## Work required
Look for the string "thin" in the listing below and copy every line in which it appears.

## Records supplied
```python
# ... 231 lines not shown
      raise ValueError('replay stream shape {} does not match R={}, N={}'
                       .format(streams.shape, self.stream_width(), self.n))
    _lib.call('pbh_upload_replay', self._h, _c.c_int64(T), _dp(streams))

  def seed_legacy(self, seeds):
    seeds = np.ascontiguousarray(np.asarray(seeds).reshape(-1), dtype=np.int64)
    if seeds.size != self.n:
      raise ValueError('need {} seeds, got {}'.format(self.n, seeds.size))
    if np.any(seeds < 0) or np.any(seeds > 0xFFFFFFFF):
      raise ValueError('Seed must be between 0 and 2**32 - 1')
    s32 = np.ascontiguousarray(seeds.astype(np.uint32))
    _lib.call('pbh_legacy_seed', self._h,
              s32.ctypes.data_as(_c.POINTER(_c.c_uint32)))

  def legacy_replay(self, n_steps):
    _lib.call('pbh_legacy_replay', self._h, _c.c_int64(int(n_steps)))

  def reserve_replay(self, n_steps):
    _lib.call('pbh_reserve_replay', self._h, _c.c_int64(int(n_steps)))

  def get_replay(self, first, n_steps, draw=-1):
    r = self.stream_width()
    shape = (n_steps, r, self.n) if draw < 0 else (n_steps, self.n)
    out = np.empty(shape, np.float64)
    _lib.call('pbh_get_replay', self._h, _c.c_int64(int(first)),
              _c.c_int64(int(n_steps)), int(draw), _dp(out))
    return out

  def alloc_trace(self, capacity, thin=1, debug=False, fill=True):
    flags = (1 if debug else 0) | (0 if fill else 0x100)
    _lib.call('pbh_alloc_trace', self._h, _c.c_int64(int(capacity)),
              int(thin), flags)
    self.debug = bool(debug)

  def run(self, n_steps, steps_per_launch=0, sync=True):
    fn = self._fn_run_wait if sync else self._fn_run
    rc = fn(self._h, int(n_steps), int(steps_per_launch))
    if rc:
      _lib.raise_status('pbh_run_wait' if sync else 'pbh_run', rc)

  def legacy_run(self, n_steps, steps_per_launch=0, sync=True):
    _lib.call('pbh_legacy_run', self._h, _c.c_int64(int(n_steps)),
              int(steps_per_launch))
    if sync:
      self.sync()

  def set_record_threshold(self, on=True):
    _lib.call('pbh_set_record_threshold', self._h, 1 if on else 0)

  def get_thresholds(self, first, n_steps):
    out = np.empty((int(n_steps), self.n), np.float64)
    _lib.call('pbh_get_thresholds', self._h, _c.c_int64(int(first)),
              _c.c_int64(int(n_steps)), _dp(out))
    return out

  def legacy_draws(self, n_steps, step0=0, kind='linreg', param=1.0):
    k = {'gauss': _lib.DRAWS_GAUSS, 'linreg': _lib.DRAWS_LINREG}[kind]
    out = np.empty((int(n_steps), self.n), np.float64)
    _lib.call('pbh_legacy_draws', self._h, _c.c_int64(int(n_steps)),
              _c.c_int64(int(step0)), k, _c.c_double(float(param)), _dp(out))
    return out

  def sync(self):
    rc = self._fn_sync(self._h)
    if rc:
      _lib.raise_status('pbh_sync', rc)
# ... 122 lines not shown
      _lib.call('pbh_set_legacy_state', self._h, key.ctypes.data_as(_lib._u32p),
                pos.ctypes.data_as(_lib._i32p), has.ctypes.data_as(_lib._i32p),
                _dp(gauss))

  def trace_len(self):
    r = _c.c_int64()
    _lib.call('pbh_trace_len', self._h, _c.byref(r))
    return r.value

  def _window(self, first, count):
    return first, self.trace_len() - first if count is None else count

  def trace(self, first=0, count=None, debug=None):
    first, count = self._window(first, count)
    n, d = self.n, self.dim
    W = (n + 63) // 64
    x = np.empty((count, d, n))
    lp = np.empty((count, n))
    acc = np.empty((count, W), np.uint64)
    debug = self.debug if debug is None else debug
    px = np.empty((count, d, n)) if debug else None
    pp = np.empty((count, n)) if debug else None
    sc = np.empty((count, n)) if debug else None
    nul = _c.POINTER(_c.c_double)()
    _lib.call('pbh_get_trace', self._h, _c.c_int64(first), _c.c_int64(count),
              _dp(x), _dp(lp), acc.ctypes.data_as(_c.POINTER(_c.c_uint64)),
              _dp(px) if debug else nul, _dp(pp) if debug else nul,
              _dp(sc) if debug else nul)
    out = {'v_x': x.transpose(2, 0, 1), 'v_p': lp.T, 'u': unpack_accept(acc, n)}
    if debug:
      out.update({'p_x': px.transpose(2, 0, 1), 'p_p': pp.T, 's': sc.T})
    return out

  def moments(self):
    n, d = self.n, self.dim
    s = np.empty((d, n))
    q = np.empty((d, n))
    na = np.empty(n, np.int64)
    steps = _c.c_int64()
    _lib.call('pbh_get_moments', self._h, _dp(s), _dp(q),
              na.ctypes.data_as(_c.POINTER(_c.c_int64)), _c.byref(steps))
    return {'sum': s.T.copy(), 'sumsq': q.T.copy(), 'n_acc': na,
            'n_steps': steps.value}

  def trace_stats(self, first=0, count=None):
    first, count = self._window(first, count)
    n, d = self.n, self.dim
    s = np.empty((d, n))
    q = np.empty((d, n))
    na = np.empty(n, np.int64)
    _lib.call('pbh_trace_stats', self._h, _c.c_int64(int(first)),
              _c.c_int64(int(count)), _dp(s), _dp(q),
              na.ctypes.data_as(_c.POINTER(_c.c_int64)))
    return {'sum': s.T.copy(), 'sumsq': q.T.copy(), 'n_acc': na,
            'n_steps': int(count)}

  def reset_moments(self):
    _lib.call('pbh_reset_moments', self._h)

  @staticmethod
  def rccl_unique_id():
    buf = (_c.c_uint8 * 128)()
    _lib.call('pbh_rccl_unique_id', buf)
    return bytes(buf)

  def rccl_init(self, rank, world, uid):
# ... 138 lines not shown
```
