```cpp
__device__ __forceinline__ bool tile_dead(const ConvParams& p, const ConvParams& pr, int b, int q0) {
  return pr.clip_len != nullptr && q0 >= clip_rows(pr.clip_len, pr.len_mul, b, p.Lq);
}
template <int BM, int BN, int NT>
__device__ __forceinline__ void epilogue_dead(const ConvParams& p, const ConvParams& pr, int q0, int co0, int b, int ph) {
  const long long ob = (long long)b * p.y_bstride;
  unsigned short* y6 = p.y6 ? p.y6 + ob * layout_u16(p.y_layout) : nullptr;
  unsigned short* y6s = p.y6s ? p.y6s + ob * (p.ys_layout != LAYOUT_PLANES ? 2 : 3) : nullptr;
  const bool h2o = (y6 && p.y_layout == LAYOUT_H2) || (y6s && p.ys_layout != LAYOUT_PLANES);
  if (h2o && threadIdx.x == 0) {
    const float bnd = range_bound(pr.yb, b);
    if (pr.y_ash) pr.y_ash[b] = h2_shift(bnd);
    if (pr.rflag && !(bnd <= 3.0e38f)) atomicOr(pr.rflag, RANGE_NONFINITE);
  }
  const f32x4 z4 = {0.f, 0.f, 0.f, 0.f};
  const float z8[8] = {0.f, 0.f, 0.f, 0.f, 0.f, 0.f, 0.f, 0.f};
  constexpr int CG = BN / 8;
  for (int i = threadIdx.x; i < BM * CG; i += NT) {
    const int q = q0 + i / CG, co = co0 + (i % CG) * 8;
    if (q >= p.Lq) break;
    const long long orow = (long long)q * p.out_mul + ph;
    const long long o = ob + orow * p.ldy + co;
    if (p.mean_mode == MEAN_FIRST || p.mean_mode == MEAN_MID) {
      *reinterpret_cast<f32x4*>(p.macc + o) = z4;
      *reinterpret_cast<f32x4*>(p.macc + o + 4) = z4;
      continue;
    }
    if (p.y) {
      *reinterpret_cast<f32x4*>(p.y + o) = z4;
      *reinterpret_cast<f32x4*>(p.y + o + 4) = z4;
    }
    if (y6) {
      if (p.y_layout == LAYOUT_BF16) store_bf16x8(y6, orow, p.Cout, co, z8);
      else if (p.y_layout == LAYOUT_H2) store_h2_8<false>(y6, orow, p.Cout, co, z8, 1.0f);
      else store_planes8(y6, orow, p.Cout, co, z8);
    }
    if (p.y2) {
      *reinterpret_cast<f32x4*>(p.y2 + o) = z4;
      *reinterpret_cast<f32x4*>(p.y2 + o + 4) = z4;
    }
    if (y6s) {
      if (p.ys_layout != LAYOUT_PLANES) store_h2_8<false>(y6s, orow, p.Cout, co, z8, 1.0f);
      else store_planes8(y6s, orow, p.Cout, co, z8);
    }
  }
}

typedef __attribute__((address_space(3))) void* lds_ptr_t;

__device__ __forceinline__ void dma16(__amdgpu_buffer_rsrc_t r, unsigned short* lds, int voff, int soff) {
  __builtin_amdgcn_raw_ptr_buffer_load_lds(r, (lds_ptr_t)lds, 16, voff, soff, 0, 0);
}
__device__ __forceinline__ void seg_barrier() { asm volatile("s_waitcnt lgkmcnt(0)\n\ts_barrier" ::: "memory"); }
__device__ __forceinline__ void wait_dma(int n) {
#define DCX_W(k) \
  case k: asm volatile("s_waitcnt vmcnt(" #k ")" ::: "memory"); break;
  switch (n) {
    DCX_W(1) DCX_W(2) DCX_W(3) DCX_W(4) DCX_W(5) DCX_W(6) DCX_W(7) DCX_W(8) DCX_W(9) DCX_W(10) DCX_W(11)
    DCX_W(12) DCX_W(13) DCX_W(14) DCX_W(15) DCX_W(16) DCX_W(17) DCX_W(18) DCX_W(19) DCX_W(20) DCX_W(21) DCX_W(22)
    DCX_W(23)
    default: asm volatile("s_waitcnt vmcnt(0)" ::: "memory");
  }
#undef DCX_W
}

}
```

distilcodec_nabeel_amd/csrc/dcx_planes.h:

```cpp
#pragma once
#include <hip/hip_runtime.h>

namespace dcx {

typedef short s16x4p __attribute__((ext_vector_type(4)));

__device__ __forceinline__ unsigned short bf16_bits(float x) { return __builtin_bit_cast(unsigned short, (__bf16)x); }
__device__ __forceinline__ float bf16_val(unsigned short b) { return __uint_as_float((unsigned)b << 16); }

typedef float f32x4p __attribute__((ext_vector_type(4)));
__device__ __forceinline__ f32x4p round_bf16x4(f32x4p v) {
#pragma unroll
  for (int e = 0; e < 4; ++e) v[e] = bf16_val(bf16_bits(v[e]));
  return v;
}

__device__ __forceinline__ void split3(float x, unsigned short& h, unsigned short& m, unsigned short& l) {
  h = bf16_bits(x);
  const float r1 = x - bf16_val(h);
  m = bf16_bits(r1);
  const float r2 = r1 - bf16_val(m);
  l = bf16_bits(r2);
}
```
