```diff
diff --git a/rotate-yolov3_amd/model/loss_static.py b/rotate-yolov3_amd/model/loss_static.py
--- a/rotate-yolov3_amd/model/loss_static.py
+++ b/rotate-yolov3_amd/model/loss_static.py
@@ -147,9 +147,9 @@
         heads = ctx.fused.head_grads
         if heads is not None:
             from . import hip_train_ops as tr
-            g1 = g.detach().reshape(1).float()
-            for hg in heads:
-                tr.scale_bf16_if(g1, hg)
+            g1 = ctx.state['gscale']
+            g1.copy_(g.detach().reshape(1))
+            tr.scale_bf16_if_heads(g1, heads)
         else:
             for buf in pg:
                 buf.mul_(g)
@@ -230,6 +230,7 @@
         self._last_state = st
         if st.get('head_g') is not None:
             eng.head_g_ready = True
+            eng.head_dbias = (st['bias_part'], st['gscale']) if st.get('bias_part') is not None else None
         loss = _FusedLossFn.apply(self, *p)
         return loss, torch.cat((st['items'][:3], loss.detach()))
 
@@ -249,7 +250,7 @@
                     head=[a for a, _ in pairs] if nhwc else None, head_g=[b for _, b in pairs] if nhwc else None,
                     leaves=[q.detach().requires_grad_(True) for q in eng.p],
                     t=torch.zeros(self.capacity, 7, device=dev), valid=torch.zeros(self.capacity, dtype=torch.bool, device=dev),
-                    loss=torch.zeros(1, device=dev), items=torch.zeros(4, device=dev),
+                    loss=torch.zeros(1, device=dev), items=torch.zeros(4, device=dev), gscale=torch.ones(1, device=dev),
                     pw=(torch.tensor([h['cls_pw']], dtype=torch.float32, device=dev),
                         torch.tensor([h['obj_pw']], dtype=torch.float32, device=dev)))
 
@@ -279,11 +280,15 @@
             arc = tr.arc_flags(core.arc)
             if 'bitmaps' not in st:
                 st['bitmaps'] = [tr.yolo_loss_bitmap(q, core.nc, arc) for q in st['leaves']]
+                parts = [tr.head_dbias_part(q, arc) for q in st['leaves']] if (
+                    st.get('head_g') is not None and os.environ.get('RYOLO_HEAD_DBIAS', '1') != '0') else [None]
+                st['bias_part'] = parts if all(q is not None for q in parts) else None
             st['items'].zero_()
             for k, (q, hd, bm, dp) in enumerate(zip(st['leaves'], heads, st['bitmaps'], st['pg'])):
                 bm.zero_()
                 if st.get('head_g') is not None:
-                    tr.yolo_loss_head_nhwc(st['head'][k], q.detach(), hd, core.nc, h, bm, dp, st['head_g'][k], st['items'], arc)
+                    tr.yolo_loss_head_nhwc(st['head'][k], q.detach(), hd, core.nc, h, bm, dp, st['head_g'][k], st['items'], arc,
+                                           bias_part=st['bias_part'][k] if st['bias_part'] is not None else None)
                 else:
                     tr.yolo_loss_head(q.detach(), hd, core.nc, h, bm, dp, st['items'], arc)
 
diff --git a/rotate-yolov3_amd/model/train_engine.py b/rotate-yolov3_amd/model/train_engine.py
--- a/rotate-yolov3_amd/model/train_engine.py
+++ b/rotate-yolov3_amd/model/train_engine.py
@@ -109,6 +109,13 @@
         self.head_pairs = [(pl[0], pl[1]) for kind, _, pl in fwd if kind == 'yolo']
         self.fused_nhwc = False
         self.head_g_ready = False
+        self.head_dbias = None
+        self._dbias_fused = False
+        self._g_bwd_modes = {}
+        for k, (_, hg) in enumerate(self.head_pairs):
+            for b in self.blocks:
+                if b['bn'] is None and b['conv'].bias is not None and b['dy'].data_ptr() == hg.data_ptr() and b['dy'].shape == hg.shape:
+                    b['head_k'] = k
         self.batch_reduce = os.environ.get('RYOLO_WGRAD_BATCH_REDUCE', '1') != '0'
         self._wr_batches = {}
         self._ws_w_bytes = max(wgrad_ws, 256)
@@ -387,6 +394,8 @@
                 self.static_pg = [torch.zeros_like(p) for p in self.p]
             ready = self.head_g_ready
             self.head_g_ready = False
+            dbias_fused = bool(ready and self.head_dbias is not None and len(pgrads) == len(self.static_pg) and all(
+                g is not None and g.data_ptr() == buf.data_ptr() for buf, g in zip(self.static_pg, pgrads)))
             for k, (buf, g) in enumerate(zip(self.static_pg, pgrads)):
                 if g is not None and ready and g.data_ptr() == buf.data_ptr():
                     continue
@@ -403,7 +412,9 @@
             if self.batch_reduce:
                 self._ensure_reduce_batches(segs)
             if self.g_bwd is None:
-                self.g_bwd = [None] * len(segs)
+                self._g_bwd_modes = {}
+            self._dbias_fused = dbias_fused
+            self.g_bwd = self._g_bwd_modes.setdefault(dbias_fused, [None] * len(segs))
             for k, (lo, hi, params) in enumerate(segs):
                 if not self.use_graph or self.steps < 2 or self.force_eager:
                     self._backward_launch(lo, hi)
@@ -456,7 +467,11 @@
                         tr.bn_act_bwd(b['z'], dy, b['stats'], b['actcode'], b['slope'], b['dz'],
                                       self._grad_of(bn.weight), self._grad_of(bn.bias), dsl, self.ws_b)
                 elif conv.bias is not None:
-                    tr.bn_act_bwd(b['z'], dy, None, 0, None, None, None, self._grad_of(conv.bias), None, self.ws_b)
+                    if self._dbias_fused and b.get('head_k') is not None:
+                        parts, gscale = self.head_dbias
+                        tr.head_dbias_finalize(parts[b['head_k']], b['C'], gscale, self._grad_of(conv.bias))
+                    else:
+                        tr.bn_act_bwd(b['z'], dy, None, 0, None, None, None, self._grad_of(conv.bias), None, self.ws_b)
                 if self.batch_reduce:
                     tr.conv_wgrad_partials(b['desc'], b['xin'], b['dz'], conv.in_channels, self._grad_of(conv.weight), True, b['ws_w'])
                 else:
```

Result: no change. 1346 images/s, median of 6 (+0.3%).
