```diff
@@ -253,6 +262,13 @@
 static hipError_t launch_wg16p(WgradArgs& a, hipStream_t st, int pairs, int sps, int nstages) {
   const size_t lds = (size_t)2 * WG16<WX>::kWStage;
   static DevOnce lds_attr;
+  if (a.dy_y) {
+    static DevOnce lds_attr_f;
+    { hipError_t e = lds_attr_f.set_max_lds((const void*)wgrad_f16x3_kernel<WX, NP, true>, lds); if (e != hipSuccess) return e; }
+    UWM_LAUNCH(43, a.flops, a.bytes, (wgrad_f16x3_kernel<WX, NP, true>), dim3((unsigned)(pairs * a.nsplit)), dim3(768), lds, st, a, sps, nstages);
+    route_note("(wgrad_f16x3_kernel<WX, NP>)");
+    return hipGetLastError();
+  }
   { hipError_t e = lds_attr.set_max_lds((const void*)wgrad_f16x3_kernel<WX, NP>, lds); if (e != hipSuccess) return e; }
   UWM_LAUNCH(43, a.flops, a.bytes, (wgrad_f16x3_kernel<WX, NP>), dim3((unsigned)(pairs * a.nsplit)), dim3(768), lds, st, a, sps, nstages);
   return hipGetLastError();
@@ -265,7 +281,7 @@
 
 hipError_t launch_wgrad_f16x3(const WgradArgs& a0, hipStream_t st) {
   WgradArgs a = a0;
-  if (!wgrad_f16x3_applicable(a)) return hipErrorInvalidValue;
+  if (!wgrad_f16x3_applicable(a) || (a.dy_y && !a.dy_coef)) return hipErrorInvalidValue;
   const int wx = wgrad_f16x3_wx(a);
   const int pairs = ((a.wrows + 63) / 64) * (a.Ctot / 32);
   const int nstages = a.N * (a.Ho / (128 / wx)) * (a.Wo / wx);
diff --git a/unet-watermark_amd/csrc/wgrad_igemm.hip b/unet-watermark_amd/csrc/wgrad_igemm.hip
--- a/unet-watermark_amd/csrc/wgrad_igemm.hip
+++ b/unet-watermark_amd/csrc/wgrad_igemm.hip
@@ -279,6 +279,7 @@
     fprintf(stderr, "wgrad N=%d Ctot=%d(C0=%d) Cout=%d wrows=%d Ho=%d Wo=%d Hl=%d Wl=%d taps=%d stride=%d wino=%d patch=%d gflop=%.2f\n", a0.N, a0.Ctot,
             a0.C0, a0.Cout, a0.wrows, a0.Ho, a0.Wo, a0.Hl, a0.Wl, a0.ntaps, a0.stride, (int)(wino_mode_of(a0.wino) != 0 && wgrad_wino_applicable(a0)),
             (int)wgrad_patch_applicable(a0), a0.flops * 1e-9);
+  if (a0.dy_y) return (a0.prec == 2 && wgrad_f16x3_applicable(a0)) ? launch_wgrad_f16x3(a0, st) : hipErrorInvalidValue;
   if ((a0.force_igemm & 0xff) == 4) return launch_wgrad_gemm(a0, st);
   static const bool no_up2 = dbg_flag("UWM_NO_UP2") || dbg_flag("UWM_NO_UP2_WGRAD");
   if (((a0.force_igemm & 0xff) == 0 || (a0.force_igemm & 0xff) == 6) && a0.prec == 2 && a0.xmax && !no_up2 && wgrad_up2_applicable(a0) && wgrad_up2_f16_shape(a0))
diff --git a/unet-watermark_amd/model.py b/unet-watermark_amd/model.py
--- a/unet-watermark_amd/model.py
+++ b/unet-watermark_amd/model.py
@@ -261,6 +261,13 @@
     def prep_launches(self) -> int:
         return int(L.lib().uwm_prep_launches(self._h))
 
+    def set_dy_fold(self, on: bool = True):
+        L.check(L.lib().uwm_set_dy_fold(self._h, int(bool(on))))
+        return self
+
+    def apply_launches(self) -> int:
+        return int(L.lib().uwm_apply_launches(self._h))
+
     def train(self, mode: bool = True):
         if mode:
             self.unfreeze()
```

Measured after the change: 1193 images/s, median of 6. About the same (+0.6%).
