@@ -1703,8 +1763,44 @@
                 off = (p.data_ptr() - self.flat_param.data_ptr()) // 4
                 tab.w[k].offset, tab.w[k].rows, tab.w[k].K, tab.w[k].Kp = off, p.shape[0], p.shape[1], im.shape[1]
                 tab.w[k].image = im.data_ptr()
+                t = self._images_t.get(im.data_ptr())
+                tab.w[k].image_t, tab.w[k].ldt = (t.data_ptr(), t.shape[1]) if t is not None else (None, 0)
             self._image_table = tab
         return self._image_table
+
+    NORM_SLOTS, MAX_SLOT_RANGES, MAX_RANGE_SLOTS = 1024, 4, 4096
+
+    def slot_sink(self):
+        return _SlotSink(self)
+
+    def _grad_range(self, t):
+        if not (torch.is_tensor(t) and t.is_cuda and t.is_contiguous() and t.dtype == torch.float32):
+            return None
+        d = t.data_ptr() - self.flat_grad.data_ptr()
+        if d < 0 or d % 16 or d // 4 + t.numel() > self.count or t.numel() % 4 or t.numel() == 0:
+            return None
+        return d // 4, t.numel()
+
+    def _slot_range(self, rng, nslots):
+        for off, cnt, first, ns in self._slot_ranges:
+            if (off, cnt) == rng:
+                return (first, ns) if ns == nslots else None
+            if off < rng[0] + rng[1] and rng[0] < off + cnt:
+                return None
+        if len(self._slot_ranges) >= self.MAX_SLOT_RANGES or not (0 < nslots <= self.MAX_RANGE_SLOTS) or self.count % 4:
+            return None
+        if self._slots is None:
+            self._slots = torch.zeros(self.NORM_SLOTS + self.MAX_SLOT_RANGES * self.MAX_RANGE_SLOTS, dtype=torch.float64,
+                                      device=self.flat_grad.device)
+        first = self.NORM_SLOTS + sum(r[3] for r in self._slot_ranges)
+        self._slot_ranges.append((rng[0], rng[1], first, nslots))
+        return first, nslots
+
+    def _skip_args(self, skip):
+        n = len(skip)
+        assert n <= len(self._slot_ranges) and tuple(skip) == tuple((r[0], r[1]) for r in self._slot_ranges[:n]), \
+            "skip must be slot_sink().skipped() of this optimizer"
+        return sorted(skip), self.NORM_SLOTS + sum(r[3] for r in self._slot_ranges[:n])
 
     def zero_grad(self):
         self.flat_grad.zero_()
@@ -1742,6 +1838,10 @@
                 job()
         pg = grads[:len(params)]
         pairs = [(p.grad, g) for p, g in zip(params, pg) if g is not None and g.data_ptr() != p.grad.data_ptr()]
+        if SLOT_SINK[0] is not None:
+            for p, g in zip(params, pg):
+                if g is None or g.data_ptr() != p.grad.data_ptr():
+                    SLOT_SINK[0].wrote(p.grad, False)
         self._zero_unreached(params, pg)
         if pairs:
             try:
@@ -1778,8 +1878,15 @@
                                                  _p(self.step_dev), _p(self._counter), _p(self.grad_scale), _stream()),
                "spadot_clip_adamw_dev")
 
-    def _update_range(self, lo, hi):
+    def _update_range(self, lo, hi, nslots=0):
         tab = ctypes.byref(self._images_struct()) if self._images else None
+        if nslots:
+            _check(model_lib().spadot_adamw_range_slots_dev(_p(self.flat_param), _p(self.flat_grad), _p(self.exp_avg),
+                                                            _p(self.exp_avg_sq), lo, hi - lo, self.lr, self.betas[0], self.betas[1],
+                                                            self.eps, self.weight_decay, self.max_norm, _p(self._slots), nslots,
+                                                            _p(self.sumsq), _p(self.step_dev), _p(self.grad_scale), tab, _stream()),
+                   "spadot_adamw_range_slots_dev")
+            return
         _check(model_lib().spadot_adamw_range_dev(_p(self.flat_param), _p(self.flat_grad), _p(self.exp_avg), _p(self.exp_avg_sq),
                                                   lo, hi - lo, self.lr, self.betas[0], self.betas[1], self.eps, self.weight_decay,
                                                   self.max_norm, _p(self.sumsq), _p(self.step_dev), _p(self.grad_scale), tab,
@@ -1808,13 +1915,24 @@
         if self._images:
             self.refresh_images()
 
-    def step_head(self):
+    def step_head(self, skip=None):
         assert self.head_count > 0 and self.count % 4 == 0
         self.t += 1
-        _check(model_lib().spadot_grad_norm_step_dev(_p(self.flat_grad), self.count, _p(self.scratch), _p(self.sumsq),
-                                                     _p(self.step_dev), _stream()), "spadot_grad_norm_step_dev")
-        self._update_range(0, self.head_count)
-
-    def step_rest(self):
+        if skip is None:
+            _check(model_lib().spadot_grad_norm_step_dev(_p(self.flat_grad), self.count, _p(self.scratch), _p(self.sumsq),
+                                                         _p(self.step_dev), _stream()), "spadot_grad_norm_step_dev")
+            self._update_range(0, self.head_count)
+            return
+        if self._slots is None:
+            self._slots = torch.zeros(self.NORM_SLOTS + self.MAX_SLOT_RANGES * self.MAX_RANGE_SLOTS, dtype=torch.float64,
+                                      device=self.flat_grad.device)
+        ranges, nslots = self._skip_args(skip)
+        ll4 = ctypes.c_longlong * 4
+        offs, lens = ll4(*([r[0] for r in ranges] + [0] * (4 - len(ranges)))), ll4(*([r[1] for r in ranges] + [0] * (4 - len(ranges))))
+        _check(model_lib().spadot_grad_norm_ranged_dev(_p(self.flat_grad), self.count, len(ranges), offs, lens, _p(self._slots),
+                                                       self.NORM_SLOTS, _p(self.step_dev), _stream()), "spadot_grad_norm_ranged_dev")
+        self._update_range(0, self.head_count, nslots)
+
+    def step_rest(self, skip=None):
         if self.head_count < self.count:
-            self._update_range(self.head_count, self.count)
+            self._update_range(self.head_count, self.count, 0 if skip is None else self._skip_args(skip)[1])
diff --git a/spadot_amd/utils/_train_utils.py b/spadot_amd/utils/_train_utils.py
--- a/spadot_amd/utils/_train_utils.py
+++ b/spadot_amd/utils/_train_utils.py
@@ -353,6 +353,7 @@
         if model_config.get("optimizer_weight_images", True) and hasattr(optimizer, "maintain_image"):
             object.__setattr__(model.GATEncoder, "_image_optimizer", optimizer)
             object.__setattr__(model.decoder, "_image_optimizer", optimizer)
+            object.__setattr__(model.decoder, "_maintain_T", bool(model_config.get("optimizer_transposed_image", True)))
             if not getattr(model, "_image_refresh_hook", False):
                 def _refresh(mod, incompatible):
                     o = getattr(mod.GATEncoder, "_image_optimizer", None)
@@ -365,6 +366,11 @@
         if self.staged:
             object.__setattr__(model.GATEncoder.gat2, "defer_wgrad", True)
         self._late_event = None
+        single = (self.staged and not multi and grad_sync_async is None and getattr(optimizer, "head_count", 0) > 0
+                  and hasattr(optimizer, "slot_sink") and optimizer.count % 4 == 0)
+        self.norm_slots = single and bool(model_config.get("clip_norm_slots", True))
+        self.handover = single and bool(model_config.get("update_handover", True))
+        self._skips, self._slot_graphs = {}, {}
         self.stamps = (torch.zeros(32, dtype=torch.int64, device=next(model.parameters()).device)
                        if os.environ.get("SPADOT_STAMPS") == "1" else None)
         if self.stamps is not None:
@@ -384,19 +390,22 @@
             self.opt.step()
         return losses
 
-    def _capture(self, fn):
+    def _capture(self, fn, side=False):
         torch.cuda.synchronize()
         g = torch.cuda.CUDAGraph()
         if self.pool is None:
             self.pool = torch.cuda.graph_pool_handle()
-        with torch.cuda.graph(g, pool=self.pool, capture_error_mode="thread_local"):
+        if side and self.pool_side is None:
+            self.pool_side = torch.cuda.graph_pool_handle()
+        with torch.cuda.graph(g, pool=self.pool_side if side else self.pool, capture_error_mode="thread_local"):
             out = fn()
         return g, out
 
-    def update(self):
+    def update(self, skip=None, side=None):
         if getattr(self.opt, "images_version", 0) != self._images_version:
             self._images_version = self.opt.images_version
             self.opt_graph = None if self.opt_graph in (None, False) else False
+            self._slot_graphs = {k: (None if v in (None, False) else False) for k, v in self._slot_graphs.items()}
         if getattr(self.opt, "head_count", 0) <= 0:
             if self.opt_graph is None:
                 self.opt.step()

## Reply
  def alloc_trace(self, capacity, thin=1, debug=False, fill=True):
              int(thin), flags)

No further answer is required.